Nel suo settantesimo compleanno, la Repubblica Popolare Cinese celebra con grande orgoglio successi e traguardi raggiunti. Ma arriva stanca all’appuntamento. La via facile della crescita è chiusa, però è ancora lontana dall’essere un’economia matura.

I successi ottenuti

Nel suo settantesimo compleanno, la Repubblica Popolare Cinese celebra con grande orgoglio i successi materiali e i numerosi traguardi raggiunti. Il principale è senza dubbio la sfida aperta a uno dei principi cardine della filosofia liberale: l’importanza della libertà economica e politica per la crescita economica. Nonostante l’attuale passaggio a un ritmo di crescita più moderato, il Partito comunista cinese (Pcc) ha abilmente architettato una trasformazione senza precedenti del paese: da seconda economia chiusa e pianificata più grande del mondo è diventato la seconda maggiore economia aperta e decentralizzata, sotto un governo a partito unico.

A differenza di tutte le altre economie che in precedenza erano pianificate, la transizione “dal piano al mercato” è stata perseguita introducendo il meccanismo di mercato in un sistema economico altrimenti controllato dal partito. Quello che i leader cinesi hanno definito “socialismo con caratteristiche cinesi” è una combinazione eccezionale di abile concezione della politica economica e del meccanismo di mercato, unico caso di successo di capitalismo di stato.

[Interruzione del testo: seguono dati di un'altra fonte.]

MBK_OK, MBK_ERR_INVALID, MBK_ERR_NO_DEVICE, MBK_ERR_HIP, MBK_ERR_NOMEM, MBK_ERR_NET = range(6)
MBK_WANT_COUNTS = 0x1
MBK_WANT_BYTES = 0x2
MBK_KERNEL_DEFAULT = 0x000
MBK_KERNEL_SIMPLE = 0x100
MBK_KERNEL_ASM = 0x200
MBK_KERNEL_REFILL = 0x300
MBK_KERNEL_GROUP = 0x400
MBK_KERNEL_SCAN = 0x500
KERNELS = {"default": MBK_KERNEL_DEFAULT, "simple": MBK_KERNEL_SIMPLE, "asm": MBK_KERNEL_ASM,
           "refill": MBK_KERNEL_REFILL, "group": MBK_KERNEL_GROUP, "scan": MBK_KERNEL_SCAN}
OPTIONS = {name: i for i, name in enumerate(
    ["order", "waves_per_wg", "group_steps", "exact_steps", "probe_steps", "scan_waves", "scan_xcd_map", "scan_col_period", "heavy_share",
     "rf_livemin", "rf_patience", "rf_batch", "rf_waves", "cycle_detect", "probe_mid", "prepass_overlap", "exact_long", "scan_inline", "wave_limit", "units_min_light", "xcd_balance", "m_late", "h_settled", "classify_wg", "scan_strip", "cycle_window", "spill_first", "spill_lanes", "spill_min_mrd", "spill_min_blocks", "spill_cyc_shift"])}
MBK_PRECISION_F32 = 0x1000
MBK_LAZY_UNIFORM = 0x2000
MBK_DEEP_BLA = 0x8000
PRECISIONS = {"f64": 0, "f32": MBK_PRECISION_F32}
MBK_SLOTS = 4
MBK_WORKER_DEPTH = 3
MBK_INFO_SCAN_WG_PER_CU = 100
MBK_INFO_XCD_SHARE = 110
MBK_INFO_SPILL = 130
MBK_CODEC_RAW = 0x00
MBK_CODEC_RLE = 0x01
MBK_CHUNK_DEFINITION = 4096
MBK_CHUNK_BYTES = 4096 * 4096
MBK_ABI_VERSION = 5
MBK_RENDER_BYTES = 0
MBK_RENDER_SMOOTH = 1
MBK_RENDER_DISTANCE = 3
MBK_RENDER_DISTANCE_REL = 4
MBK_RENDER_EQUALIZED = 5
RENDER_SOURCES = {"bytes": MBK_RENDER_BYTES, "smooth": MBK_RENDER_SMOOTH, "distance": MBK_RENDER_DISTANCE,
                  "distance_rel": MBK_RENDER_DISTANCE_REL, "equalized": MBK_RENDER_EQUALIZED}
MBK_HISTOGRAM_MAX_MRD = 1 << 20
RENDER_SUPERSAMPLES = (1, 2, 3, 4, 8)
MBK_RENDER_BAND_BYTES = 256 << 20
MBK_STREAM_OK, MBK_STREAM_BAD_CODEC, MBK_STREAM_BAD_SIZE, MBK_STREAM_ZERO_RUN, MBK_STREAM_TOO_LONG, MBK_STREAM_TOO_SHORT = range(6)
STREAM_REASONS = {MBK_STREAM_OK: "MBK_STREAM_OK", MBK_STREAM_BAD_CODEC: "MBK_STREAM_BAD_CODEC", MBK_STREAM_BAD_SIZE: "MBK_STREAM_BAD_SIZE",
                  MBK_STREAM_ZERO_RUN: "MBK_STREAM_ZERO_RUN", MBK_STREAM_TOO_LONG: "MBK_STREAM_TOO_LONG",
                  MBK_STREAM_TOO_SHORT: "MBK_STREAM_TOO_SHORT"}
CHUNK_SCALES = (1, 2, 4, 8, 16, 32, 64)
MBK_DENSITY_MAX_CELLS = 1 << 28
MBK_DENSITY_LINEAR = 0
MBK_DENSITY_SQRT = 1
DENSITY_MODES = {"linear": MBK_DENSITY_LINEAR, "sqrt": MBK_DENSITY_SQRT}
DENSITY_FACTORS = (1, 2, 4, 8)


class mbk_view(C.Structure):
    _fields_ = [("start_r", C.c_double), ("start_i", C.c_double),
                ("range_r", C.c_double), ("range_i", C.c_double),
                ("width", C.c_uint32), ("height", C.c_uint32),
                ("col0", C.c_uint32), ("row0", C.c_uint32),
                ("ncols", C.c_uint32), ("nrows", C.c_uint32)]


class mbk_deep_view(C.Structure):
    _fields_ = [("range_r", C.c_double), ("range_i", C.c_double),
                ("width", C.c_uint32), ("height", C.c_uint32),
                ("col0", C.c_uint32), ("row0", C.c_uint32),
                ("ncols", C.c_uint32), ("nrows", C.c_uint32)]


class mbk_deep_xview(C.Structure):
    _fields_ = [("range_r", C.c_double), ("range_i", C.c_double), ("exp2", C.c_int32),
                ("width", C.c_uint32), ("height", C.c_uint32),
                ("col0", C.c_uint32), ("row0", C.c_uint32),
                ("ncols", C.c_uint32), ("nrows", C.c_uint32)]


class mbk_render_spec(C.Structure):
    _fields_ = [("source", C.c_uint32), ("supersample", C.c_uint32), ("palette", C.c_void_p),
                ("palette_len", C.c_uint32), ("inside", C.c_uint8 * 4),
                ("scale", C.c_double), ("offset", C.c_double), ("max_band_rows", C.c_uint32)]


class mbk_chunk_spec(C.Structure):
    _fields_ = [("palette", C.c_void_p), ("scale", C.c_uint32)]


class mbk_interior_render_spec(C.Structure):
    _fields_ = [("supersample", C.c_uint32), ("palette", C.c_void_p), ("palette_len", C.c_uint32),
                ("unknown", C.c_uint8 * 4), ("outside", C.c_uint8 * 4), ("scale", C.c_double), ("max_band_rows", C.c_uint32)]


class mbk_density_target(C.Structure):
    _fields_ = [("start_r", C.c_double), ("start_i", C.c_double), ("range_r", C.c_double), ("range_i", C.c_double),
                ("width", C.c_uint32), ("height", C.c_uint32)]


class mbk_density_stats(C.Structure):
    _fields_ = [("deposits", C.c_uint64), ("dropped", C.c_uint64)]


class mbk_density_render_spec(C.Structure):
    _fields_ = [("mode", C.c_uint32), ("factor", C.c_uint32), ("palette", C.c_void_p), ("palette_len", C.c_uint32),
                ("scale", C.c_double), ("offset", C.c_double)]


class mbk_stats(C.Structure):
    _fields_ = [("kernel_ms", C.c_float), ("d2h_ms", C.c_float),
                ("pixel_iterations", C.c_uint64), ("never_pixels", C.c_uint64),
                ("all_bytes_zero", C.c_uint32), ("all_bytes_one", C.c_uint32),
                ("rle_runs", C.c_uint64)]


class mbk_device_info(C.Structure):
    _fields_ = [("name", C.c_char * 128), ("arch", C.c_char * 64),
                ("compute_units", C.c_int), ("clock_mhz", C.c_int),
                ("wavefront_size", C.c_int), ("total_mem", C.c_uint64)]


class mbk_worker_report(C.Structure):
    _fields_ = [("leased", C.c_uint64), ("accepted", C.c_uint64), ("rejected", C.c_uint64), ("resets", C.c_uint64),
                ("uniform_tiles", C.c_uint64), ("pixel_iterations", C.c_uint64),
                ("kernel_ms_sum", C.c_double), ("seconds", C.c_double), ("net_retries", C.c_uint64)]


NET_OPTIONS = {name: i for i, name in enumerate(
    ["max_connections", "connect_timeout_ms", "io_timeout_ms", "retries", "backoff_ms", "stop", "peak_connections", "feeder_slots"])}


FEEDER_SUBMIT = C.CFUNCTYPE(C.c_int, C.c_void_p, C.c_int, C.c_uint32, C.c_uint32, C.c_uint32, C.c_uint32, C.c_void_p)
FEEDER_WAIT = C.CFUNCTYPE(C.c_int, C.c_void_p, C.c_int, C.POINTER(mbk_stats))
FEEDER_ALLOC = C.CFUNCTYPE(C.c_void_p, C.c_void_p, C.c_uint64)
FEEDER_RELEASE = C.CFUNCTYPE(None, C.c_void_p, C.c_void_p)
FEEDER_ON_TILE = C.CFUNCTYPE(None, C.c_void_p, C.POINTER(C.c_uint32 * 4), C.POINTER(mbk_stats), C.c_int)


class mbk_feeder_ops(C.Structure):
    _fields_ = [("user", C.c_void_p), ("submit", FEEDER_SUBMIT), ("wait", FEEDER_WAIT), ("alloc", FEEDER_ALLOC),
                ("release", FEEDER_RELEASE), ("on_tile", FEEDER_ON_TILE)]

Negli ultimi 40 anni la Cina ha attivamente cercato il suo ruolo nell’economia mondiale: prima fabbrica del mondo di prodotti di massa a basso costo è poi passata a essere il più grande esportatore e ora è anche ambizioso innovatore nei settori più avanzati come l’intelligenza artificiale. Sin dal 13° piano quinquennale, uno degli obiettivi principali della politica industriale è stato l’investimento in tecnologie a duplice uso (civile e militare). Ciò ha portato a un crescente potere economico che viene sfruttato per ottenere più ampia influenza politica all’estero. L’influenza politica non ha lo scopo di incidere negli affari politici interni di altri paesi, ma di rivendicare il diritto alla non interferenza nei propri affari interni: le caratteristiche del suo sistema politico, nonché il ritmo e il tipo di riforme politiche da attuare.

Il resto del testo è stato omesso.